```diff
+        if (HEAVY && p.add1) {
+            if constexpr (SERIAL) ld_a1();
+#pragma unroll
+            for (int g = 0; g < G; ++g)
+                if (valid[g]) { v[g].x += a1[g].x; v[g].y += a1[g].y; v[g].z += a1[g].z; v[g].w += a1[g].w; }
+        }
+        if (p.relu) {
+#pragma unroll
+            for (int g = 0; g < G; ++g)
+                if (valid[g]) { v[g].x = fmaxf(v[g].x, 0.f); v[g].y = fmaxf(v[g].y, 0.f); v[g].z = fmaxf(v[g].z, 0.f); v[g].w = fmaxf(v[g].w, 0.f); }
+        }
+        if (p.gate) {
+            if constexpr (SERIAL) ld_gw();
+            const unsigned gbit = (unsigned)(p.gate_pix0 + pp) & 31u;
+#pragma unroll
+            for (int g = 0; g < G; ++g)
+                if (valid[g]) {
+                    const unsigned b = (PREF ? pregw[q0 + g] : gw[g]) >> gbit;
+                    if (!(b & 1u)) v[g].x = 0.f;
+                    if (!(b & 2u)) v[g].y = 0.f;
+                    if (!(b & 4u)) v[g].z = 0.f;
+                    if (!(b & 8u)) v[g].w = 0.f;
+                }
+        } else if (HEAVY && p.mask && !p.gate_scale) {
+            if constexpr (SERIAL) ld_mk();
+#pragma unroll
+            for (int g = 0; g < G; ++g)
+                if (valid[g]) {
+                    if (!(mk[g].x > 0.f)) v[g].x = 0.f;
+                    if (!(mk[g].y > 0.f)) v[g].y = 0.f;
+                    if (!(mk[g].z > 0.f)) v[g].z = 0.f;
+                    if (!(mk[g].w > 0.f)) v[g].w = 0.f;
+                }
+        }
+        if constexpr (!FUSE) {
+            if (nt_store) {
+                typedef float nt4 __attribute__((ext_vector_type(4)));
+#pragma unroll
+                for (int g = 0; g < G; ++g)
+                    if (valid[g]) { const nt4 w4 = {v[g].x, v[g].y, v[g].z, v[g].w};
+                                    __builtin_nontemporal_store(w4, reinterpret_cast<nt4*>(p.dst + (n * p.dst_nstride + ol) + ro[g])); }
+            } else {
+#pragma unroll
+                for (int g = 0; g < G; ++g)
+                    if (valid[g]) *reinterpret_cast<float4*>(p.dst + (n * p.dst_nstride + ol) + ro[g]) = v[g];
+            }
         } else {
-            if (p.add0 && p.add0_stride == 1) {
-                const float4 a = *reinterpret_cast<const float4*>(p.add0 + n * p.add0_nstride + o);
-                v.x += a.x; v.y += a.y; v.z += a.z; v.w += a.w;
-            } else if (p.add0) {
-                const int oh = (int)fastdiv((unsigned)poff, p.dv_wo_m, p.dv_wo_s), ow = (int)(poff - (int64_t)oh * p.Wo);
-                if (!(oh & 1) && (oh >> 1) < p.add0_H) {
-                    const float2 a = *reinterpret_cast<const float2*>(
-                        p.add0 + n * p.add0_nstride + (int64_t)cd * p.add0_H * p.add0_W + (oh >> 1) * p.add0_W + (ow >> 1));
-                    v.x += a.x; v.z += a.y;
-                }
-            }
-        }
-        if (p.add1) {
-            const float4 a = *reinterpret_cast<const float4*>(p.add1 + n * p.add1_nstride + o);
-            v.x += a.x; v.y += a.y; v.z += a.z; v.w += a.w;
-        }
-        if (p.relu) { v.x = fmaxf(v.x, 0.f); v.y = fmaxf(v.y, 0.f); v.z = fmaxf(v.z, 0.f); v.w = fmaxf(v.w, 0.f); }
-        if (p.gate) {
-            const unsigned w = PREF ? pregw[q] : p.gate[(int64_t)cd * p.gate_stride + ((p.gate_pix0 + pp) >> 5)];
-            const unsigned g = w >> ((unsigned)(p.gate_pix0 + pp) & 31u);
-            if (!(g & 1u)) v.x = 0.f;
-            if (!(g & 2u)) v.y = 0.f;
-            if (!(g & 4u)) v.z = 0.f;
-            if (!(g & 8u)) v.w = 0.f;
-        } else if (p.mask && !p.gate_scale) {
-            const float4 m = *reinterpret_cast<const float4*>(p.mask + n * p.mask_nstride + o);
-            if (!(m.x > 0.f)) v.x = 0.f;
-            if (!(m.y > 0.f)) v.y = 0.f;
-            if (!(m.z > 0.f)) v.z = 0.f;
-            if (!(m.w > 0.f)) v.w = 0.f;
-        }
-        if constexpr (!FUSE) {
-            if (nt_store) { typedef float nt4 __attribute__((ext_vector_type(4))); const nt4 w4 = {v.x, v.y, v.z, v.w};
-                            __builtin_nontemporal_store(w4, reinterpret_cast<nt4*>(p.dst + n * p.dst_nstride + o)); }
-            else *reinterpret_cast<float4*>(p.dst + n * p.dst_nstride + o) = v;
-        }
-        }
-        if constexpr (FUSE)
-            *reinterpret_cast<float4*>(mid + (cd - cd0) * BP + c4 * 4) = v;
+#pragma unroll
+            for (int g = 0; g < G; ++g) *reinterpret_cast<float4*>(mid + (cd[g] - cd0) * BP + c4 * 4) = v[g];
+        }
         if (p.gate_out) {
-            unsigned nib = valid ? ((v.x > 0.f ? 1u : 0u) | (v.y > 0.f ? 2u : 0u) | (v.z > 0.f ? 4u : 0u) | (v.w > 0.f ? 8u : 0u)) : 0u;
-            nib <<= 4 * (lane & 7);
-            nib |= (unsigned)__builtin_amdgcn_update_dpp(0, (int)nib, 0xB1, 0xF, 0xF, true);
-            nib |= (unsigned)__builtin_amdgcn_update_dpp(0, (int)nib, 0x4E, 0xF, 0xF, true);
-            nib |= (unsigned)__builtin_amdgcn_update_dpp(0, (int)nib, 0x141, 0xF, 0xF, true);
-            if (valid && (lane & 7) == 0)
-                p.gate_out[(int64_t)cd * p.gate_out_stride + ((p.gate_out_pix0 + pp) >> 5)] = nib;
-        }
+#pragma unroll
+            for (int g = 0; g < G; ++g) {
+                unsigned nib = valid[g] ? ((v[g].x > 0.f ? 1u : 0u) | (v[g].y > 0.f ? 2u : 0u) | (v[g].z > 0.f ? 4u : 0u) | (v[g].w > 0.f ? 8u : 0u)) : 0u;
+                nib <<= 4 * (lane & 7);
+                nib |= (unsigned)__builtin_amdgcn_update_dpp(0, (int)nib, 0xB1, 0xF, 0xF, true);
+                nib |= (unsigned)__builtin_amdgcn_update_dpp(0, (int)nib, 0x4E, 0xF, 0xF, true);
+                nib |= (unsigned)__builtin_amdgcn_update_dpp(0, (int)nib, 0x141, 0xF, 0xF, true);
+                if (valid[g] && (lane & 7) == 0)
+                    p.gate_out[((int64_t)cdl * p.gate_out_stride + ((p.gate_out_pix0 + pp) >> 5)) + (int64_t)dq(q0 + g) * p.gate_out_stride] = nib;
+            }
+        }
+    };
+    const bool all_in = pok && cdl + dq(NQ - 1) < p.Cd;
+    if ((GL == 1 && GH == 1) || __builtin_amdgcn_ballot_w64(!all_in) != 0) {
+#pragma unroll
+        for (int q0 = 0; q0 < NQ; ++q0) group(std::integral_constant<int, 1>{}, std::true_type{}, std::false_type{}, q0);
+    } else if (need_mask || p.add1) {
+#pragma unroll
+        for (int q0 = 0; q0 < NQ; q0 += GH) group(std::integral_constant<int, GH>{}, std::true_type{}, std::true_type{}, q0);
+    } else {
+#pragma unroll
+        for (int q0 = 0; q0 < NQ; q0 += GL) group(std::integral_constant<int, GL>{}, std::false_type{}, std::true_type{}, q0);
     }
 }
 
@@ -162,7 +294,7 @@
             Cs[wd * FR + I2V_FROW(r)][wpx * (BP / WP) + j * FR + l31] = acc[j][r];
     __syncthreads();
 }
-template <int BD, int BP, int WD, int WP, bool PREF, bool MF16, bool FUSE, typename ACC, typename PT>
+template <int BD, int BP, int WD, int WP, bool PREF, bool MF16, bool FUSE, int GCAP = 0, typename ACC, typename PT>
 __device__ __forceinline__ void conv_vec_epilogue(const PT& p, ACC (&acc)[BD / WD / (MF16 ? 16 : 32)][BP / WP / (MF16 ? 16 : 32)], const int cd0,
                                                   const int64_t px0, float* const smem, const float4* const pre0, const unsigned* const pregw,
                                                   float* const mid) {
@@ -172,7 +304,7 @@
 #pragma unroll
     for (int i = 0; i < TD; ++i) {
         conv_acc_to_rows<BP, WP, MF16>(acc[i], Cs);
-        conv_vec_rows<BD, BP, WD, PREF, MF16, FUSE>(p, i, cd0, px0, Cs, t, pre0, pregw, mid);
+        conv_vec_rows<BD, BP, WD, PREF, MF16, FUSE, GCAP>(p, i, cd0, px0, Cs, t, pre0, pregw, mid);
     }
 }
 #undef I2V_FROW
@@ -773,7 +905,7 @@
 #define I2V_FROW(r) (MF16 ? 4 * lk + (r) : ((r) & 3) + 8 * ((r) >> 2) + 4 * lk)
     const int HoWo = p.Ho * p.Wo;
     if (p.vec_epilogue) {
-        conv_vec_epilogue<BD, BP, WD, WP, PREF, MF16, FUSE != 0>(p, acc, cd0, px0, smem, pre0, pregw, mid);
+        conv_vec_epilogue<BD, BP, WD, WP, PREF, MF16, FUSE != 0, ((MODE == 4 && BD == 128 && BP == 64) || BD * BP == 16384) ? -1 : 0>(p, acc, cd0, px0, smem, pre0, pregw, mid);
         return;
     }
     if (p.blk > 1 || (VID && p.blkt > 1)) {
```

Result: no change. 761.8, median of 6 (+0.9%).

· · · · ·

TASK GOAL =
State how many lines of the entries above include the string "template". The reply is that number alone.

YOUR SOLUTION =
2